Begin at the line containing "group_of = np.empty(n, dtype=np.int64)" in the data below and go on through the line containing "0 and int(nv.sum())", repeating each line exactly; include both ends and no other line.

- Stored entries
┄┄┄┄┄┄┄┄┄┄
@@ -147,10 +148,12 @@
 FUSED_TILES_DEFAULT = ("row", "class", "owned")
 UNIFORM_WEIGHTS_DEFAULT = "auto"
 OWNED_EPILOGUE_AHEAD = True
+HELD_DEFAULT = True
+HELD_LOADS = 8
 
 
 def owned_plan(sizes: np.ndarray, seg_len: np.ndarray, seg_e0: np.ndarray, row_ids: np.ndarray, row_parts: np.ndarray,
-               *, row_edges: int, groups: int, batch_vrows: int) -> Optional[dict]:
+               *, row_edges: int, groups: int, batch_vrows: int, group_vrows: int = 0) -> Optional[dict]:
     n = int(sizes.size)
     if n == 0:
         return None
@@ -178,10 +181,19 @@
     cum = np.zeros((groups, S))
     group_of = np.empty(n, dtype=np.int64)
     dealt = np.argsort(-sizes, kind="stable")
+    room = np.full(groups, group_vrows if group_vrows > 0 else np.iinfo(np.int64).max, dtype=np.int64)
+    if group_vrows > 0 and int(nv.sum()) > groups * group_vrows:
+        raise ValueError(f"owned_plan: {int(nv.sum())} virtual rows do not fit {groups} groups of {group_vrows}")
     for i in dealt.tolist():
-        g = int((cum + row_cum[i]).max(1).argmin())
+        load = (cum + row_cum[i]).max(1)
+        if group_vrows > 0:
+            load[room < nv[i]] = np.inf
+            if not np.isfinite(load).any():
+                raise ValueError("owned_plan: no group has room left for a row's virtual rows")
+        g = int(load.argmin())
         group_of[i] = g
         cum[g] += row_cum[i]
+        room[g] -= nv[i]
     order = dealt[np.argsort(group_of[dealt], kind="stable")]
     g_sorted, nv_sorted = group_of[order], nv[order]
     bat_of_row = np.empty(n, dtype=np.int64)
┄┄┄┄┄┄┄┄┄┄
- Your solution
     group_of = np.empty(n, dtype=np.int64)
     dealt = np.argsort(-sizes, kind="stable")
+    room = np.full(groups, group_vrows if group_vrows > 0 else np.iinfo(np.int64).max, dtype=np.int64)
+    if group_vrows > 0 and int(nv.sum()) > groups * group_vrows:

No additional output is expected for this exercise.